Gerry Rogers (born 1956) is a Canadian documentary filmmaker and politician. She was leader of the Newfoundland and Labrador New Democratic Party from 2018 until 2019. She served in the Newfoundland and Labrador House of Assembly as NDP MHA for the electoral district of St. John’s Centre from 2011 to 2019. She became the party's leader after winning the April 2018 leadership election. She resigned as party leader prior to the 2019 provincial election and did not seek re-election.

Background
Rogers was born in Corner Brook, Newfoundland, to Leo Rogers from St. John's and Philomena Coles from Port Saunders. Leo joined the army, and the family moved to Montreal, then to Toronto, Winnipeg and Germany. They eventually returned to St. John’s in 1979, where Rogers completed a bachelor of social work at Memorial University of Newfoundland. Rogers worked at the St. John’s Women’s Centre, where she helped establish the first transition house for battered women.

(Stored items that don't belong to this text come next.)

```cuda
template <int NQ, int BN, class Epi>
__global__ void __launch_bounds__(ST_THREADS, 1)
stream_scores_kernel(const __grid_constant__ CUtensorMap tmap_q, const __grid_constant__ CUtensorMap tmap_x,
                     const StreamGeom g, const typename Epi::Args ea) {
  constexpr int QPT = NQ >= 2 ? NQ / 2 : 1;
  constexpr int EPI_WARPS = NQ >= 2 ? 8 : 4;
  constexpr int STAGE_BYTES = BN * 128;
  static_assert(NQ <= 2, "helper-warp mailboxes are sized for 256 resident rows");
  static_assert(2 * NQ * BN <= 512, "two accumulator buffers must fit the 512 TMEM columns");

  extern __shared__ uint8_t smem_raw[];
  uint8_t* smem = smem_raw + ((1024u - (smem_u32(smem_raw) & 1023u)) & 1023u);
  uint8_t* q_smem = smem;
  uint8_t* ring = smem + NQ * g.KB * ST_QTILE_BYTES;
  uint8_t* tail = ring + g.stages * STAGE_BYTES;
  uint64_t* full_bar = reinterpret_cast<uint64_t*>(tail);
  uint64_t* empty_bar = full_bar + ST_MAX_STAGES;
  uint64_t* acc_full = empty_bar + ST_MAX_STAGES;
  uint64_t* acc_empty = acc_full + 2;
  uint64_t* q_full = acc_empty + 2;
  uint64_t* q_empty = q_full + 1;
  uint32_t* tmem_slot = reinterpret_cast<uint32_t*>(q_empty + 1);
  uint32_t* scratch = reinterpret_cast<uint32_t*>(tail + ST_BAR_BYTES);

  const int warp = threadIdx.x >> 5;
  const int lane = threadIdx.x & 31;

  if (warp == 0 && lane == 0) {
    tma_prefetch_desc(&tmap_q);
    tma_prefetch_desc(&tmap_x);
  }
  if (warp == 1 && lane == 0) {
    for (int s = 0; s < g.stages; ++s) {
      mbar_init(&full_bar[s], 1);
      mbar_init(&empty_bar[s], 1);
    }
    for (int b = 0; b < 2; ++b) {
      mbar_init(&acc_full[b], 1);
      mbar_init(&acc_empty[b], EPI_WARPS);
    }
    mbar_init(q_full, 1);
    mbar_init(q_empty, 1);
    fence_mbar_init();
  }
  if (warp == 2) tmem_alloc(tmem_slot, 512);
  if (warp == 3) Epi::init_scratch(scratch, lane);
  tc_fence_before();
  __syncthreads();
  tc_fence_after();
  const uint32_t tmem_base = *tmem_slot;

  const long long w_begin = (long long)blockIdx.x * g.W;
  long long w_end = w_begin + g.W;
  if (w_end > g.total) w_end = g.total;

  if (warp == 0) {
    {
      const uint64_t pol_q = l2_policy_evict_last();
      uint32_t it = 0, seg = 0;
      for (long long w = w_begin; w < w_end; ++seg) {
        const int s = (int)(w / g.T);
        const long long t0 = w - (long long)s * g.T;
        long long t1 = t0 + (w_end - w);
        if (t1 > g.T) t1 = g.T;
        mbar_wait(q_empty, (seg & 1) ^ 1);
        if (elect_one()) {
          mbar_arrive_expect_tx(q_full, NQ * g.KB * ST_QTILE_BYTES);
          for (int qs = 0; qs < NQ; ++qs)
            for (int kb = 0; kb < g.KB; ++kb)
              tma_load_2d_hint(q_smem + (qs * g.KB + kb) * ST_QTILE_BYTES, &tmap_q, q_full, kb * 64,
                               (s * NQ + qs) * 128, pol_q);
        }
        __syncwarp();
        for (long long t = t0; t < t1; ++t) {
          for (int kb = 0; kb < g.KB; ++kb, ++it) {
            const int st = it % g.stages;
            const uint32_t ph = (it / g.stages) & 1;
            mbar_wait(&empty_bar[st], ph ^ 1);
            if (elect_one()) {
              mbar_arrive_expect_tx(&full_bar[st], STAGE_BYTES);
              tma_load_2d(ring + st * STAGE_BYTES, &tmap_x, &full_bar[st], kb * 64, (int)(t * BN));
            }
            __syncwarp();
          }
        }
        w += t1 - t0;
      }
    }
  } else if (warp == 1) {
    {
      const uint32_t idesc = umma_idesc_bf16(128, BN);
      const uint64_t desc_base = umma_desc_k_sw128(0);
      const uint32_t q_lo = (smem_u32(q_smem) & 0x3FFFFu) >> 4;
      const uint32_t ring_lo = (smem_u32(ring) & 0x3FFFFu) >> 4;
      uint32_t it = 0, seg = 0, tc = 0;
      for (long long w = w_begin; w < w_end; ++seg) {
        const int s = (int)(w / g.T);
        const long long t0 = w - (long long)s * g.T;
        long long t1 = t0 + (w_end - w);
        if (t1 > g.T) t1 = g.T;
        mbar_wait(q_full, seg & 1);
        tc_fence_after();
        for (long long t = t0; t < t1; ++t, ++tc) {
          const uint32_t buf = tc & 1;
          mbar_wait(&acc_empty[buf], ((tc >> 1) & 1) ^ 1);
          tc_fence_after();
          for (int kb = 0; kb < g.KB; ++kb, ++it) {
            const int st = it % g.stages;
            const uint32_t ph = (it / g.stages) & 1;
            mbar_wait(&full_bar[st], ph);
            tc_fence_after();
            if (elect_one()) {
              const uint64_t b_desc = desc_base + (ring_lo + ((st * STAGE_BYTES) >> 4));
#pragma unroll
              for (int qs = 0; qs < NQ; ++qs) {
                const uint64_t a_desc = desc_base + (q_lo + (((qs * g.KB + kb) * ST_QTILE_BYTES) >> 4));
                const uint32_t d_addr = tmem_base + (buf * NQ + qs) * BN;
#pragma unroll
                for (int k = 0; k < 4; ++k) umma_bf16(d_addr, a_desc + 2 * k, b_desc + 2 * k, idesc, (kb | k) != 0);
              }
              umma_commit(&empty_bar[st]);
              if (kb == g.KB - 1) umma_commit(&acc_full[buf]);
            }
            __syncwarp();
          }
        }
        if (elect_one()) umma_commit(q_empty);
        __syncwarp();
        w += t1 - t0;
      }
    }
  } else if (warp >= ST_EPI_WARP0 && warp < ST_EPI_WARP0 + EPI_WARPS) {
    const int ew = warp - ST_EPI_WARP0;
    const int quarter = warp & 3;
    const int half = ew >> 2;
    Epi epi;
    uint32_t tc = 0;
    for (long long w = w_begin; w < w_end;) {
      const int s = (int)(w / g.T);
      const long long t0 = w - (long long)s * g.T;
      long long t1 = t0 + (w_end - w);
      if (t1 > g.T) t1 = g.T;
      const int part = (int)blockIdx.x - geom_first_cta(g, s);
      int qslot[QPT];
      long long qrow[QPT];
#pragma unroll
      for (int a = 0; a < QPT; ++a) {
        qslot[a] = (half * QPT + a) * 128 + quarter * 32 + lane;
        const long long q = (long long)s * (128 * NQ) + qslot[a];
        qrow[a] = q < g.Q ? q : -1;
      }
      epi.template begin_segment<128 * NQ, QPT>(ea, g, s, part, qrow, qslot, lane, scratch);
      for (long long t = t0; t < t1; ++t, ++tc) {
        const uint32_t buf = tc & 1;
        epi.template pre_tile<BN, QPT>(ea, g, qslot, lane, scratch);
        mbar_wait(&acc_full[buf], (tc >> 1) & 1);
        tc_fence_after();
#pragma unroll
        for (int a = 0; a < QPT; ++a) {
          const uint32_t taddr =
              tmem_base + (static_cast<uint32_t>(quarter * 32) << 16) + (buf * NQ + half * QPT + a) * BN;
          epi.template tile<BN>(ea, g, a, taddr, (unsigned long long)t * BN);
        }
        tc_fence_before();
        __syncwarp();
        if (lane == 0) mbar_arrive(&acc_empty[buf]);
      }
      epi.template end_segment<128 * NQ, QPT>(ea, g, s, part, qslot, lane, scratch, (w + (t1 - t0)) >= w_end);
      w += t1 - t0;
    }
    Epi::epilogue_exit(scratch, lane);
  } else if (warp >= ST_HELP_WARP0) {
    Epi::template helper<128 * NQ, EPI_WARPS>(ea, g, warp - ST_HELP_WARP0, lane, scratch);
  }
  tc_fence_before();
  __syncthreads();
  if (warp == 2) {
    tc_fence_after();
    tmem_dealloc(tmem_base, 512);
  }
}

}
```

real-time-recommendation-system-with-feature-store_b200/csrc/stream_scores2.cuh:

```cuda
#pragma once
#include "stream_scores.cuh"

namespace b200 {
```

In 1982, she moved to Montreal to make documentary films at the National Film Board's Studio D, the only state funded women’s filmmaking unit in the world. Rogers made films with Studio D for 10 years. In 1992, she returned to St. John’s and founded Augusta Productions, and directed several international award-winning films including My Left Breast, a documentary about her own battle with breast cancer. Augusta Productions produces low-budget, POV, activist documentaries bringing viewers to the hearts and lives of people from every nook and cranny of society. The films work to uncover the joy and strength and resilience of people in difficult situations, celebrating and broadcasting their voices.

Openly lesbian, Rogers is the partner of social worker and businessperson Peg Norman. In honour of her role as a significant builder of LGBT culture and history in Canada, a portrait of Rogers by artist Claire Priddle was added to the Canadian Lesbian and Gay Archives' National Portrait Collection in 2003.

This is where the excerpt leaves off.